Often, the problem with PCSELs stems from the desire to expand their emitting area, which means that there is room for the light to oscillate in the direction of emission and in the transverse direction. "These transverse oscillations are known as higher-order modes and can destroy the quality of the beam," the IEEE writes. "In addition, if the laser is operated continuously, the heat inside the laser can change the refractive index of the device, leading to further deterioration of the beam quality."
In the Nature study, the researchers used photonic crystals embedded in the laser and "adapted the internal reflector to allow single-mode oscillations over a wider area and to compensate for thermal damage." These changes allowed the laser to maintain high beam quality throughout continuous operation.
The researchers developed a 3-mm-diameter PCSEL in their study, a 10-fold jump from the previous 1-mm-diameter PCSEL device.

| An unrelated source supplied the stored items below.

__device__ __forceinline__ bool keep_pair(const IcpLaunch& L, const bool valid, const NnBest& best) {
  bool keep = valid && best.idx >= 0;
  if (keep && static_cast<double>(best.d2) > L.max_dist_sqr) keep = false;
  if (keep && L.use_rejector && !(best.d2 < L.rej_max2)) keep = false;
  return keep;
}

template <bool FIRST, int UPF>
__device__ __forceinline__ void load_launch_flags(const IcpLaunch& L, const IcpState* st, float* s_inc, int* s_flags) {
  if (threadIdx.x < 16) s_inc[threadIdx.x] = FIRST ? __ldcg(&st->final_t.m[threadIdx.x]) : __ldcg(&st->inc.m[threadIdx.x]);
  if (threadIdx.x == 32) {
    const int active = __ldcg(&st->active);
    const int first = FIRST ? 1 : 0;
    int apply = 1;
    if (first) {
      apply = 0;
      for (int i = 0; i < 16; ++i) {
        const float g = __ldcg(&st->final_t.m[i]);
        if (g != ((i % 5 == 0) ? 1.0f : 0.0f)) apply = 1;
      }
    }
    s_flags[0] = active;
    s_flags[1] = first;
    s_flags[2] = apply;
    const int graph = ((UPF == 4 || UPF == 6) && graph_pays(L, st)) ? 1 : 0;
    s_flags[3] = graph;
  }
}

template <int G, int EST, int MB, bool CERT, bool FIRST, int UPF>
__device__ __forceinline__ void icp_iteration_body(const IcpLaunch& L, const int h, const int blk) {
  unsigned long long t_dbg[5];
  if (L.dbg) t_dbg[0] = global_ns();
  constexpr int NACC = (EST == PEB_ESTIMATOR_SVD) ? kAccSvd : kAccLls;
  __shared__ double sm[kIcpThreads / 32][kAccMax];
  __shared__ double sm_tot[kAccMax];
  __shared__ float s_inc[16];
  __shared__ int s_flags[4];
  __shared__ CoopTile s_tile[kIcpThreads / 32];
  IcpState* st = L.states + h;
  if (threadIdx.x < 16) s_inc[threadIdx.x] = FIRST ? __ldcg(&st->final_t.m[threadIdx.x]) : __ldcg(&st->inc.m[threadIdx.x]);
  if (threadIdx.x == 32) {
    const int active = __ldcg(&st->active);
    const int first = FIRST ? 1 : 0;
    int apply = 1;
    if (first) {
      apply = 0;
      for (int i = 0; i < 16; ++i) {
        const float g = __ldcg(&st->final_t.m[i]);
        if (g != ((i % 5 == 0) ? 1.0f : 0.0f)) apply = 1;
      }
    }
    s_flags[0] = active;
    s_flags[1] = first;
    s_flags[2] = apply;
    const int graph = ((UPF == 4 || UPF == 6) && graph_pays(L, st)) ? 1 : 0;
    s_flags[3] = graph;
  }
  __syncthreads();
  if (!s_flags[0]) return;
  constexpr bool first = FIRST;
  const bool apply = s_flags[2] != 0;
  const float* T = s_inc;

  double acc[NACC];
#pragma unroll
  for (int i = 0; i < NACC; ++i) acc[i] = 0.0;

  float4* work = L.work + static_cast<size_t>(h) * L.n_src;
  constexpr int kQ = kIcpThreads / G;
  const int q_local = threadIdx.x / G;
  const bool graph = (UPF == 4 || UPF == 6) && s_flags[3] != 0;
  for (int base = blk * kQ; base < L.n_src; base += L.blocks_per_hyp * kQ)
    icp_query<G, EST, CERT, UPF>(L, h, work, base + q_local, first, apply, graph, T, &s_tile[threadIdx.x >> 5], acc);

  if (L.dbg) t_dbg[1] = global_ns();
  const double r = block_reduce_acc<NACC>(acc, sm);
  double* part = L.partials + (static_cast<size_t>(h) * L.part_stride) * kAccMax;
  if (threadIdx.x < NACC) __stcg(part + static_cast<size_t>(blk) * kAccMax + threadIdx.x, r);
  __threadfence();
  __syncthreads();
  __shared__ int s_last;
  if (threadIdx.x == 0) {
    const unsigned t = atomicAdd(&st->ticket, 1u);
    s_last = (t == static_cast<unsigned>(L.blocks_per_hyp) - 1u);
  }
  __syncthreads();
  if (!s_last) return;
  __threadfence();
  if (L.dbg) t_dbg[2] = global_ns();
  reduce_partials<NACC>(part, L.blocks_per_hyp, sm, sm_tot);
  if (L.dbg) t_dbg[3] = global_ns();
  if (threadIdx.x == 0) {
    finish_iteration<MB>(st, &L.crit, sm_tot, L.trace, L.trace_cap, (L.dbg && h == 0) ? L.dbg + 8 * L.launch_idx : nullptr);
    if (L.dbg && h == 0) {
      t_dbg[4] = global_ns();
      for (int k = 0; k < 5; ++k) L.dbg[8 * L.launch_idx + k] = t_dbg[k];
    }
    if (L.epochs) {
      const int still_active = st->active;
      __threadfence();
      atomicAdd(L.epochs + h, still_active ? 1 : kEpochStopped);
    }
  }
}

template <int G, int EST, int MB, bool CERT, bool FIRST, int UPF = 0>
__global__ void __launch_bounds__(kIcpThreads, MB) icp_iteration_kernel(const IcpLaunch L) {
  if (FIRST || L.epochs == nullptr) {
    pdl_trigger_and_wait();
  } else {
    asm volatile("griddepcontrol.launch_dependents;");
    wait_for_hypothesis(L.epochs + blockIdx.y, L.launch_idx, L.err_flag);
  }
  icp_iteration_body<G, EST, MB, CERT, FIRST, UPF>(L, blockIdx.y, blockIdx.x);
}

template <int MB, bool FIRST, int UPF>
__global__ void __launch_bounds__(kIcpThreads, MB) icp_search_kernel(const IcpLaunch L) {
  if (FIRST || L.epochs == nullptr) {
    pdl_trigger_and_wait();
  } else {
    asm volatile("griddepcontrol.launch_dependents;");
    wait_for_hypothesis(L.epochs + blockIdx.y, L.launch_idx, L.err_flag);
  }
  const int h = blockIdx.y, blk = blockIdx.x;
  __shared__ float s_inc[16];
  __shared__ int s_flags[4];
  __shared__ CoopTile s_tile[kIcpThreads / 32];
  IcpState* st = L.states + h;
  load_launch_flags<FIRST, UPF>(L, st, s_inc, s_flags);
  __syncthreads();
  if (s_flags[0]) {
    const bool apply = s_flags[2] != 0;
    const bool graph = (UPF == 4 || UPF == 6) && s_flags[3] != 0;
    float4* work = L.work + static_cast<size_t>(h) * L.n_src;
    for (int base = blk * kIcpThreads; base < L.n_src; base += gridDim.x * kIcpThreads) {
      const int i = base + threadIdx.x;
      float4 p;
      bool valid;
      const NnBest best = icp_search_query<UPF>(L, h, work, i, FIRST, apply, graph, s_inc, &s_tile[threadIdx.x >> 5], p, valid);
      int* w = reinterpret_cast<int*>(work + i) + 3;
      if (valid && best.j >= 0 && !finite3(p.x, p.y, p.z)) *w = -2 - best.j;
      else if (!FIRST && !valid && i < L.n_src && __float_as_int(p.w) <= -2) *w = -1;
    }
  }
  if (L.epochs && s_flags[0]) {
    __syncthreads();
    if (threadIdx.x == 0) {
      __threadfence();
      if (atomicAdd(&st->ticket_search, 1u) == gridDim.x - 1u) {
        st->ticket_search = 0u;
        __threadfence();
        atomicAdd(&st->searched, 1);
      }
    }
  }
}

template <int EST, int MB, bool CHAIN>
__global__ void __launch_bounds__(kIcpThreads, MB) icp_moment_kernel(const IcpLaunch L, const unsigned char* __restrict__ kept) {
  if (L.epochs == nullptr) {
    pdl_trigger_and_wait();
  } else {
    asm volatile("griddepcontrol.launch_dependents;");
    wait_for_search(&L.states[blockIdx.y].searched, L.launch_idx + 1, L.epochs + blockIdx.y, L.err_flag);
  }
  const int h = blockIdx.y, blk = blockIdx.x;
  constexpr int NACC = (EST == PEB_ESTIMATOR_SVD) ? kAccSvd : kAccLls;
  __shared__ double sm[kIcpThreads / 32][kAccMax];
  __shared__ double sm_tot[kAccMax];
  __shared__ int s_active;
  IcpState* st = L.states + h;
  if (threadIdx.x == 0) s_active = __ldcg(&st->active);
  __syncthreads();
  if (!s_active) return;

  double acc[NACC];
#pragma unroll
  for (int i = 0; i < NACC; ++i) acc[i] = 0.0;
  const float4* work = L.work + static_cast<size_t>(h) * L.n_src;
  for (int i = blk * kIcpThreads + threadIdx.x; i < L.n_src; i += L.blocks_per_hyp * kIcpThreads) {
    const float4 p = __ldcg(work + i);
    bool valid = finite3(p.x, p.y, p.z);
    int j = __float_as_int(p.w);
    if (j <= -2) {
      valid = true;
      j = -2 - j;
    }
    if (CHAIN) {
      NnBest best;
      const bool keep = valid && j >= 0 && kept[static_cast<size_t>(h) * L.n_src + i];
      if (keep) {
        const float4 t = L.grid.pts[j];
        best.d2 = l2_simple(p.x, p.y, p.z, t.x, t.y, t.z);
        best.idx = point_index(t);
        best.j = j;
        accumulate_pair<EST>(L.grid, p, best, acc);
      }
      if (L.corr_idx) {
        const int orig = __float_as_int(L.src[i].w);
        L.corr_idx[orig] = keep ? best.idx : -1;
        L.corr_d2[orig] = keep ? best.d2 : 0.0f;
      }
      continue;
    }
    if (!valid || j < 0) continue;
    const float4 t = L.grid.pts[j];
    NnBest best;
    best.d2 = l2_simple(p.x, p.y, p.z, t.x, t.y, t.z);
    best.idx = point_index(t);
    best.j = j;
    if (keep_pair(L, valid, best)) accumulate_pair<EST>(L.grid, p, best, acc);
  }

  const double r = block_reduce_acc<NACC>(acc, sm);
  double* part = L.partials + (static_cast<size_t>(h) * L.part_stride) * kAccMax;
  if (threadIdx.x < NACC) __stcg(part + static_cast<size_t>(blk) * kAccMax + threadIdx.x, r);
  __threadfence();
  __syncthreads();
  __shared__ int s_last;
  if (threadIdx.x == 0) {
    const unsigned t = atomicAdd(&st->ticket, 1u);
    s_last = (t == static_cast<unsigned>(L.blocks_per_hyp) - 1u);
  }
  __syncthreads();
  if (!s_last) return;
  __threadfence();
  reduce_partials<NACC>(part, L.blocks_per_hyp, sm, sm_tot);
  if (threadIdx.x == 0) {
    finish_iteration<MB>(st, &L.crit, sm_tot, L.trace, L.trace_cap, nullptr);
    if (L.epochs) {
      const int still_active = st->active;
      __threadfence();
      atomicAdd(L.epochs + h, still_active ? 1 : kEpochStopped);
    }
  }
}

constexpr int kRejThreads = 1024;

struct RejChain {
  int kind[PEB_MAX_REJECTORS];
  int min_corr[PEB_MAX_REJECTORS];
  double value[PEB_MAX_REJECTORS];
  int n;
  unsigned char* kept;
  unsigned long long* o2o;
};

__device__ __forceinline__ NnBest rej_pair(const IcpLaunch& L, const float4* __restrict__ work, int i, float4& p, bool& valid) {
  p = __ldcg(work + i);
  valid = finite3(p.x, p.y, p.z);
  int j = __float_as_int(p.w);
  if (j <= -2) {
    valid = true;
    j = -2 - j;
  }
  NnBest best;
  best.d2 = pos_inf();
  best.idx = -1;
  best.j = -1;
  if (valid && j >= 0) {
    const float4 t = L.grid.pts[j];
    best.d2 = l2_simple(p.x, p.y, p.z, t.x, t.y, t.z);
    best.idx = point_index(t);
    best.j = j;
  }
  return best;
}

__device__ __forceinline__ unsigned abs_bits(float v) { return __float_as_uint(v) & 0x7FFFFFFFu; }

__device__ __forceinline__ float rej_score(const IcpLaunch& L, const float4& p, int j) {
  const float4 t = L.grid.pts[j];
  const float dx = p.x - t.x, dy = p.y - t.y, dz = p.z - t.z;
  return __fadd_rn(__fadd_rn(__fmul_rn(dx, dx), __fmul_rn(dz, dz)), __fmul_rn(dy, dy));
}

__device__ __forceinline__ int rej_count(const unsigned char* kept, int n) {
  int m = 0;
  for (int base = 0; base < n; base += kRejThreads) {
    const int i = base + threadIdx.x;
    m += __syncthreads_count(i < n && kept[i]);
  }
  return m;
}

__global__ void __launch_bounds__(kRejThreads, 1) icp_reject_kernel(const IcpLaunch L, const RejChain R) {
  pdl_trigger_and_wait();
  __shared__ unsigned hist[2048];
  __shared__ unsigned s_state[2];
  __shared__ unsigned s_wsum[32];
  __shared__ int s_active;
  const int h = blockIdx.x;
  if (threadIdx.x == 0) s_active = __ldcg(&L.states[h].active);
  __syncthreads();
  if (!s_active) return;
  const int n = L.n_src;
  const float4* work = L.work + static_cast<size_t>(h) * n;
  unsigned char* kept = R.kept + static_cast<size_t>(h) * n;
  unsigned long long* tab = R.o2o ? R.o2o + static_cast<size_t>(h) * L.grid.n : nullptr;
  for (int i = threadIdx.x; i < n; i += kRejThreads) {
    float4 p;
    bool valid;
    const NnBest b = rej_pair(L, work, i, p, valid);
    kept[i] = keep_pair(L, valid, b) ? 1 : 0;
  }
  __syncthreads();
  for (int s = 0; s < R.n; ++s) {
    const int kind = R.kind[s];
    if (kind == PEB_REJECTOR_DISTANCE) {
      const float lim = static_cast<float>(R.value[s] * R.value[s]);
      for (int i = threadIdx.x; i < n; i += kRejThreads) {
        if (!kept[i]) continue;
        float4 p;
        bool valid;
        const NnBest b = rej_pair(L, work, i, p, valid);
        if (!(b.d2 < lim)) kept[i] = 0;
      }
    } else if (kind == PEB_REJECTOR_MEDIAN_DISTANCE) {
      const int m = rej_count(kept, n);
      if (m == 0) continue;
      auto score = [&](int i) {
        if (!kept[i]) return -1.0f;
        float4 p;
        bool valid;
        const NnBest b = rej_pair(L, work, i, p, valid);
        return __uint_as_float(abs_bits(rej_score(L, p, b.j)));
      };
      const float med = block_select_nth<decltype(score), true>(score, n, m / 2, hist, s_state, s_wsum);
      const double lim = static_cast<double>(med) * R.value[s];
      for (int i = threadIdx.x; i < n; i += kRejThreads) {
        if (!kept[i]) continue;
        float4 p;
        bool valid;
        const NnBest b = rej_pair(L, work, i, p, valid);
        if (!(static_cast<double>(rej_score(L, p, b.j)) <= lim)) kept[i] = 0;
      }
    } else if (kind == PEB_REJECTOR_ONE_TO_ONE) {
      for (int i = threadIdx.x; i < n; i += kRejThreads) {
        if (!kept[i]) continue;
        float4 p;
        bool valid;
        const NnBest b = rej_pair(L, work, i, p, valid);
        const unsigned long long key = (static_cast<unsigned long long>(abs_bits(b.d2)) << 32) |
                                       static_cast<unsigned>(__float_as_int(L.src[i].w));
        atomicMin(tab + b.j, key);
      }
      __syncthreads();
      for (int i = threadIdx.x; i < n; i += kRejThreads) {
        if (!kept[i]) continue;
        float4 p;
        bool valid;
        const NnBest b = rej_pair(L, work, i, p, valid);
        const unsigned long long key = (static_cast<unsigned long long>(abs_bits(b.d2)) << 32) |
                                       static_cast<unsigned>(__float_as_int(L.src[i].w));
        if (__ldcg(tab + b.j) == key) __stcg(tab + b.j, ~0ull);
        else kept[i] = 0;
      }
    } else {
      const int m = rej_count(kept, n);
      const float ratio = fminf(1.0f, fmaxf(0.0f, static_cast<float>(R.value[s])));
      const int n_keep = max(static_cast<int>(floorf(ratio * static_cast<float>(m))), R.min_corr[s]);
      if (n_keep >= m) continue;
      unsigned vb = 0u;
      int o_cut = -1;
      if (n_keep > 0) {
        auto d2_of = [&](int i) {
          if (!kept[i]) return -1.0f;
          float4 p;
          bool valid;
          return __uint_as_float(abs_bits(rej_pair(L, work, i, p, valid).d2));
        };
        vb = __float_as_uint(block_select_nth<decltype(d2_of), true>(d2_of, n, n_keep - 1, hist, s_state, s_wsum));
        int below = 0;
        for (int base = 0; base < n; base += kRejThreads) {
          const int i = base + threadIdx.x;
          bool lt = false;
          if (i < n && kept[i]) {
            float4 p;
            bool valid;
            lt = abs_bits(rej_pair(L, work, i, p, valid).d2) < vb;
          }
          below += __syncthreads_count(lt);
        }
        auto src_at_cut = [&](int i) {
          if (!kept[i]) return -1.0f;
          float4 p;
          bool valid;
          if (abs_bits(rej_pair(L, work, i, p, valid).d2) != vb) return -1.0f;
          return __int_as_float(__float_as_int(L.src[i].w));
        };
        o_cut = __float_as_int(block_select_nth<decltype(src_at_cut), true>(src_at_cut, n, n_keep - below - 1, hist, s_state, s_wsum));
      }
      for (int i = threadIdx.x; i < n; i += kRejThreads) {
        if (!kept[i]) continue;
        bool stay = false;
        if (n_keep > 0) {
          float4 p;
          bool valid;
          const unsigned db = abs_bits(rej_pair(L, work, i, p, valid).d2);
          stay = db < vb || (db == vb && __float_as_int(L.src[i].w) <= o_cut);
        }
        if (!stay) kept[i] = 0;
      }
    }
    __syncthreads();
  }
}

"For a photonic crystal surface-emitting laser with a large resonant diameter of 3 mm, [continuous-wave] output powers of more than 50 W, pure single-mode oscillations, and an extremely narrow beam divergence of 0.05°, corresponding to more than 10,000 wavelengths in the material, have been achieved," the researchers wrote in the study. The brightness ...... reaches 1 GW cm-2 sr-1, comparable to existing large lasers."
It is worth noting that by "large-volume lasers," the researchers mean the solid-state and excimer lasers currently used in semiconductor laser manufacturing.
As part of the process of establishing a 1,000-square-meter center of excellence for surface-emitting lasers for photonic crystals at Kyoto University, Noda and his team have also shifted from manufacturing photonic crystals using electron-beam lithography to fabricating them with nanoimprint lithography.
"E-beam lithography is precise, but usually too slow for large-scale manufacturing," says the IEEE. "Nanoimprint lithography basically embosses patterns onto semiconductors and is useful for creating very regular patterns quickly."
The next step, according to the study, is to continue to expand the diameter of the laser from 3 to 10 millimeters - a size that reportedly produces 1 kilowatt of output power.